Live Response to Remotely Collect Defender Logs


Troubleshooting Defender issues often requires local logs — but collecting them manually can be time-consuming, especially when you can’t access the device directly. Fortunately, you can use MDE Live Response to remotely run the MDE Client Analyzer (MDECA) and collect logs directly through the Defender portal.

This guide will help you with the following scenarios:

  • You need to troubleshoot Defender configuration, however the end-user device is not available.
  • There is incident or alert from the user’s device, and you need to collect the relevant Defender logs asap.

Scope of this guide:

MS Docs Reference Link - Collect support logs in Microsoft Defender for Endpoint using live response


Step 1: Download the MDECA Script

Before using Live Response, you’ll need to upload the MDECA tool to the portal. Download the latest preview version from the link below:

Extract the zip and go to the Tools subfolder, you will see few .ps1 script that can be used with Live Response. Each of these scripts will collect regular MDECA plus additional logs depending on the scenario. MDECA Live Response MDECA Live Response

Such as:

  • MDELiveAnalyzerNet.ps1 is similar with running MDECA with -i parameter, it will additionally collect network trace
  • MDELiveAnalyzerAppCompat.ps1 is -c, it will collect procmon
  • MDELiveAnalyzerPerf.ps1 and MDELiveAnalyzerAV.ps1 is -l, it will collect perfmon (not really sure why, but they are exactly the same script)
  • MDELiveAnalyzerVerbose.ps1 is -l -e -v, it will collect perfmon, ETW event tracing and Defender verbose logs.
Info

Running the following in your parent MDECA folder will show all available MDECA parameter:

MDEClientAnalyzer.cmd /?
Click for screenshot

MDECA Parameter MDECA Parameter

Step 2: Upload the Script to Defender Portal

In this example I will be using MDELiveAnalyzerNet.ps1 script to collect Defender logs plus additional network traces. Go to MDE Portal > Assets > Devices, select the Device you wish to collect logs from.

On Top right hand corner, click > Initiate Live Response Session initiateLiveResponse initiateLiveResponse Once Live Response initiated, again click > Upload file to library, in this example I selected MDELiveAnalyzerNet.ps1 > Submit uploadMdeLiveAnalyzer uploadMdeLiveAnalyzer

Info

To check if file is successfully uploaded, run the following command inside the Live Response session. You should be able to see MDELiveAnalyzerNet.ps1

library

Step 3: Running the Script and Download the Logs

Next you want to run the script, in the MS learn reference docs it was advised to use & symbol as suffix to run it as Live Response background action. The & suffix runs the command in the background, allowing you to keep using the Live Response session. Without it, you’ll need to wait until the script completes before doing anything else.

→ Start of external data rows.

Replaces the per-tap fragment prefetch (one step ahead) with a flat ring of 8 fragment registers and a configurable prefetch distance of 6 reads, so LDS loads run further ahead of the MFMAs. Bias is now loaded with LDS reads into the last accumulator and copied into the others, so its wait folds into the first fragment wait instead of a full lgkmcnt(0) drain. The residual epilogue hoists all LDS residual reads before the math and raises wave priority during the flush. Optional timestamp instrumentation is added behind a debug macro. The deeper ring raises VGPR pressure, which could hurt occupancy under the 512x2 launch bounds.

Result: no change. 311,200 patches/s before, 314,100 patches/s after, median of 6 (+0.9%).

```diff
diff --git a/ss25_hierarchical_multiscale_image_classification_amd/csrc/block16_c64.h b/ss25_hierarchical_multiscale_image_classification_amd/csrc/block16_c64.h
--- a/ss25_hierarchical_multiscale_image_classification_amd/csrc/block16_c64.h
+++ b/ss25_hierarchical_multiscale_image_classification_amd/csrc/block16_c64.h
@@ -14,42 +14,57 @@
 constexpr int kBlkXBytes = 32 * kBlkXPitch + 512;
 constexpr int kBlkIBytes = 32 * kBlkIPitch + 256;
 constexpr int kBlkRsBytes = 2 * 6144 + 2 * 4096;
-
-#ifndef HIPAC_BLK16_AHEAD
-#define HIPAC_BLK16_AHEAD 1
-#endif
-
-template <typename T, int NP, int PITCH>
+constexpr int kBlkStampPairs = 12;
+#ifdef HIPAC_HALO_STAMPS
+static __device__ unsigned long long g_blk16_stamps[20];
+#endif
+
+#ifndef HIPAC_BLK16_DIST
+#define HIPAC_BLK16_DIST 6
+#endif
+#ifndef HIPAC_BLK16_PRIO_FLUSH
+#define HIPAC_BLK16_PRIO_FLUSH 3
+#endif
+
+template <typename T, int NP, int PITCH, typename Mark>
 __device__ __forceinline__ void c64_strip16_mfma(const typename Elem<T>::frag (&wreg)[9][2][2], const int (&lb)[NP][3],
-                                                 const float* __restrict__ bl, f32x4 (&acc)[2 * NP][2]) {
+                                                 unsigned bl, f32x4 (&acc)[2 * NP][2], Mark&& mark) {
   using frag = typename Elem<T>::frag;
   constexpr int NR = 2 * NP;
-#pragma unroll
-  for (int t = 0; t < 2; ++t) {
-    const f32x4 b = *reinterpret_cast<const f32x4*>(bl + 16 * t);
-#pragma unroll
-    for (int i = 0; i < NR; ++i) acc[i][t] = b;
-  }
-  asm volatile("s_waitcnt lgkmcnt(0)" ::: "memory");
-  constexpr int AH = HIPAC_BLK16_AHEAD;
-  frag fr[AH + 1][NR];
-  auto rd = [&](auto S, auto I) {
-    constexpr int s = decltype(S)::value, i = decltype(I)::value;
+  constexpr int NF = 18 * NR;
+  constexpr int R = 8, D = HIPAC_BLK16_DIST;
+  static_assert(D >= 1 && D <= R - 2, "a slot is rewritten two MFMA pairs after its reader at the earliest");
+  static_assert(D + 2 < 16, "lgkmcnt range");
+  frag fr[R];
+  auto rd = [&](auto F) {
+    constexpr int f = decltype(F)::value, s = f / NR, i = f % NR;
     constexpr int tap = s >> 1, kk = s & 1, kh = tap / 3, kw = tap % 3;
-    lds_read16<((i & 1) + kh) * PITCH>(fr[s % (AH + 1)][i], (unsigned)(lb[i >> 1][kw] ^ (kk << 6)));
-  };
+    lds_read16<((i & 1) + kh) * PITCH>(fr[f % R], (unsigned)(lb[i >> 1][kw] ^ (kk << 6)));
+  };
+  asm volatile("" ::: "memory");
   __builtin_amdgcn_s_setprio(1);
-  static_for<AH>([&](auto S) { static_for<NR>([&](auto I) { rd(S, I); }); });
-  static_for<18>([&](auto S) {
-    constexpr int s = decltype(S)::value, tap = s >> 1, kk = s & 1;
-    static_for<NR>([&](auto I) {
-      constexpr int i = decltype(I)::value;
-      if constexpr (s + AH < 18) rd(std::integral_constant<int, s + AH>{}, I);
-      constexpr int full = (18 - 1 - s < AH - 1 ? 18 - 1 - s : AH - 1);
-      wait_lgkmcnt<(NR - 1 - i) + full * NR + (s + AH < 18 ? i + 1 : 0)>();
-      Asm16<T>::mfma(acc[i][0], wreg[tap][kk][0], fr[s % (AH + 1)][i]);
-      Asm16<T>::mfma(acc[i][1], wreg[tap][kk][1], fr[s % (AH + 1)][i]);
-    });
+  lds_read16<0>(acc[NR - 1][0], bl);
+  lds_read16<64>(acc[NR - 1][1], bl);
+  static_for<(D < NF ? D : NF)>([&](auto F) { rd(F); });
+  static_for<NF>([&](auto F) {
+    constexpr int f = decltype(F)::value, s = f / NR, i = f % NR, tap = s >> 1, kk = s & 1;
+    if constexpr (f == kBlkStampPairs) mark(std::integral_constant<int, 1>{});
+    if constexpr (f == NF - kBlkStampPairs) mark(std::integral_constant<int, 2>{});
+    if constexpr (f + D < NF) rd(std::integral_constant<int, f + D>{});
+    constexpr int behind = NF - 1 - f < D ? NF - 1 - f : D;
+    if constexpr (f == 0) {
+      asm volatile("s_waitcnt lgkmcnt(%2)" : "+v"(acc[NR - 1][0]), "+v"(acc[NR - 1][1]) : "n"(behind));
+      mark(std::integral_constant<int, 0>{});
+    } else {
+      wait_lgkmcnt<behind>();
+    }
+    if constexpr (f < NR - 1) {
+      if constexpr (f > 0) asm volatile("" : "+v"(acc[NR - 1][0]), "+v"(acc[NR - 1][1]));
+      acc[i][0] = acc[NR - 1][0];
+      acc[i][1] = acc[NR - 1][1];
+    }
+    Asm16<T>::mfma(acc[i][0], wreg[tap][kk][0], fr[f % R]);
+    Asm16<T>::mfma(acc[i][1], wreg[tap][kk][1], fr[f % R]);
   });
   __builtin_amdgcn_s_setprio(0);
   asm volatile("s_nop 7\n\ts_nop 7\n\ts_nop 3" ::: "memory");
@@ -138,7 +153,7 @@
   }
   const int iw_lane = (lx << 7) + ((g & 1) << 3);
   const int iw_pos = ((nh << 2) + (g >> 1)) ^ ((lx >> 1) & 7);
-  const float* const bl = Bl + team * 64 + nh * 32 + 4 * g;
+  const unsigned bl = (unsigned)(lds_base + kBlkXBytes + kBlkIBytes + kBlkRsBytes + (team * 64 + nh * 32 + 4 * g) * 4);
 
 #pragma unroll
   for (int tap = 0; tap < 9; ++tap)
@@ -155,6 +170,19 @@
   __builtin_amdgcn_s_barrier();
 
   const int n_steps = 7 * ns;
+#ifdef HIPAC_HALO_STAMPS
+  unsigned long long z_sum[11] = {0, 0, 0, 0, 0, 0, 0, 0, 0, 0, 0}, z_tf = 0, z_th = 0, z_tt = 0, z_tv = 0, z_tr = 0;
+  auto mark = [&](auto K) {
+    HALO_STAMP(z_now);
+    if constexpr (decltype(K)::value == 2) z_tt = z_now;
+    else if constexpr (decltype(K)::value == 1) z_th = z_th ? z_th : z_now;
+    else z_tf = z_tf ? z_tf : z_now;
+  };
+  HALO_STAMP(z_t0v);
+  unsigned long long z_t0 = z_t0v;
+#else
+  auto mark = [](auto) {};
+#endif
   f32x4 acc[4][2];
   int pend_n = 0, pend_y = 0;
   const int rs_px = lane >> 2;
@@ -167,14 +195,21 @@
   const int rs_rd = lx * 64 + 8 * (g & 1);
   const int rs_sw = (lx >> 2) & 3;
   const int out_lane = (lx * C + nh * 32 + 16 * (g & 1) + 8 * (g >> 1)) * 2;
-  auto epilogue_b = [&](auto A0, int pix0, int y0, int sl) {
+  auto resid_rows = [&](vec4 (&rv)[2][2], int sl) {
+#pragma unroll
+    for (int rho = 0; rho < 2; ++rho)
+#pragma unroll
+      for (int t = 0; t < 2; ++t)
+        rv[rho][t] = *reinterpret_cast<const vec4*>(Rw + sl * 2048 + rho * 1024 + rs_rd + (((2 * t + (g >> 1)) ^ rs_sw) << 4));
+  };
+  auto epilogue_b = [&](auto A0, int pix0, int y0, const vec4 (&rvs)[2][2]) {
     constexpr int a0 = decltype(A0)::value;
 #pragma unroll
     for (int rho = 0; rho < 2; ++rho) {
       unsigned P[2][2];
 #pragma unroll
       for (int t = 0; t < 2; ++t) {
-        const vec4 rv = *reinterpret_cast<const vec4*>(Rw + sl * 2048 + rho * 1024 + rs_rd + (((2 * t + (g >> 1)) ^ rs_sw) << 4));
+        const vec4 rv = rvs[rho][t];
         const f32x4& a = acc[a0 + rho][t];
         P[t][0] = relu_pk(PackPair<T>::pack_rn(a[0] + (float)rv[0], a[1] + (float)rv[1]));
         P[t][1] = relu_pk(PackPair<T>::pack_rn(a[2] + (float)rv[2], a[3] + (float)rv[3]));
@@ -189,8 +224,22 @@
   auto flush_b = [&]() {
     if (pend_n) {
       wait_vmcnt<0>();
-      epilogue_b(std::integral_constant<int, 0>{}, pend_pix, pend_y, pend_sl);
-      if (pend_n == 2) epilogue_b(std::integral_constant<int, 2>{}, pend_pix, pend_y + 2, pend_sl + 1);
+      __builtin_amdgcn_s_setprio(HIPAC_BLK16_PRIO_FLUSH);
+#ifdef HIPAC_HALO_STAMPS
+      HALO_STAMP(z_v);
+      z_tv = z_v;
+#endif
+      vec4 rv[2][2][2];
+      resid_rows(rv[0], pend_sl);
+      if (pend_n == 2) resid_rows(rv[1], pend_sl + 1);
+#ifdef HIPAC_HALO_STAMPS
+      asm volatile("" ::: "memory");
+      HALO_STAMP(z_r);
+      z_tr = z_r;
+#endif
+      epilogue_b(std::integral_constant<int, 0>{}, pend_pix, pend_y, rv[0]);
+      if (pend_n == 2) epilogue_b(std::integral_constant<int, 2>{}, pend_pix, pend_y + 2, rv[1]);
+      __builtin_amdgcn_s_setprio(0);
       pend_n = 0;
     }
   };
@@ -219,7 +268,8 @@
 #pragma unroll
           for (int kw = 0; kw < 3; ++kw) lb[p][kw] = la[kw] + wbase;
         }
-        c64_strip16_mfma<T, 2, XP>(wreg, lb, bl, acc);
+        c64_strip16_mfma<T, 2, XP>(wreg, lb, bl, acc, mark);
+        HALO_STAMP(z_ts);
         const bool col_ok = !((x0 == 0 && lx == 0) || (x0 == 42 && lx == 15));
 #pragma unroll
         for (int i = 0; i < 4; ++i) {
@@ -237,13 +287,40 @@
             if (twice) *reinterpret_cast<u32x2*>(dst2 + ((iw_pos ^ (2 * t)) << 4)) = pk;
           }
         }
+#ifdef HIPAC_HALO_STAMPS
+        HALO_STAMP(z_te);
+        wait_vmcnt<0>();
+        HALO_STAMP(z_tw);
+        z_sum[0] += z_tf - z_t0, z_sum[1] += z_ts - z_tf, z_sum[2] += z_te - z_ts, z_sum[3] += z_tw - z_te;
+        z_sum[5] += 1, z_sum[6] += z_th - z_tf, z_sum[7] += z_ts - z_tt;
+        z_tf = z_th = 0;
+#endif
       }
       wait_vmcnt<0>();
+#ifdef HIPAC_HALO_STAMPS
+      HALO_STAMP(z_ta);
       step_barrier();
-    }
+      HALO_STAMP(z_tb);
+      if (G < n_steps) z_sum[4] += z_tb - z_ta;
+      z_t0 = z_tb;
+#else
+      step_barrier();
+#endif
+    }
+#ifdef HIPAC_HALO_STAMPS
+    if (lane == 0)
+      for (int q = 0; q < 8; ++q) atomicAdd(&g_blk16_stamps[q], z_sum[q]);
+#endif
   } else {
     for (int G = 0; G <= n_steps; ++G) {
+#ifdef HIPAC_HALO_STAMPS
+      z_tv = z_tr = z_t0;
       flush_b();
+      HALO_STAMP(z_tfl);
+      const unsigned long long z_dv = z_tv - z_t0, z_dr = z_tr - z_t0;
+#else
+      flush_b();
+#endif
       if (G >= 1) {
         const int k = (G - 1) / 7, mp = G - 7 * k;
         int yp = 8 * mp - 10 + 4 * mh, ys = -1;
@@ -262,6 +339,7 @@
         }
         if (ys >= 0) fetch_resid(pix0, ys, has_pair ? 2 : 0);
         pend_pix = pix0;
+        HALO_STAMP(z_t1);
         if (has_pair) {
           int lb[2][3];
 #pragma unroll
@@ -271,7 +349,7 @@
 #pragma unroll
             for (int kw = 0; kw < 3; ++kw) lb[p][kw] = la[kw] + wbase;
           }
-          c64_strip16_mfma<T, 2, IP>(wreg, lb, bl, acc);
+          c64_strip16_mfma<T, 2, IP>(wreg, lb, bl, acc, mark);
           pend_n = 2, pend_y = yp, pend_sl = 0;
         }
         if (ys >= 0) {
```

run MDELiveAnalyzerNet.ps1&

I will show you both how it run with and without & parameter so you could get more familiar with it.

Without &, Live Response will show the output of the running script, and you could do nothing with the Live Response interface while waiting, until the script finishes running.

run MDELiveAnalyzerNet.ps1
Click for screenshot

liveAnalyzerWithout&1 liveAnalyzerWithout&1 liveAnalyzerWithout&2 liveAnalyzerWithout&2

With the & suffix, once you run it, Live response will give you Command ID (GUID). And you are free to continue using the Live Response interface. You can then return to this background task by using fg command.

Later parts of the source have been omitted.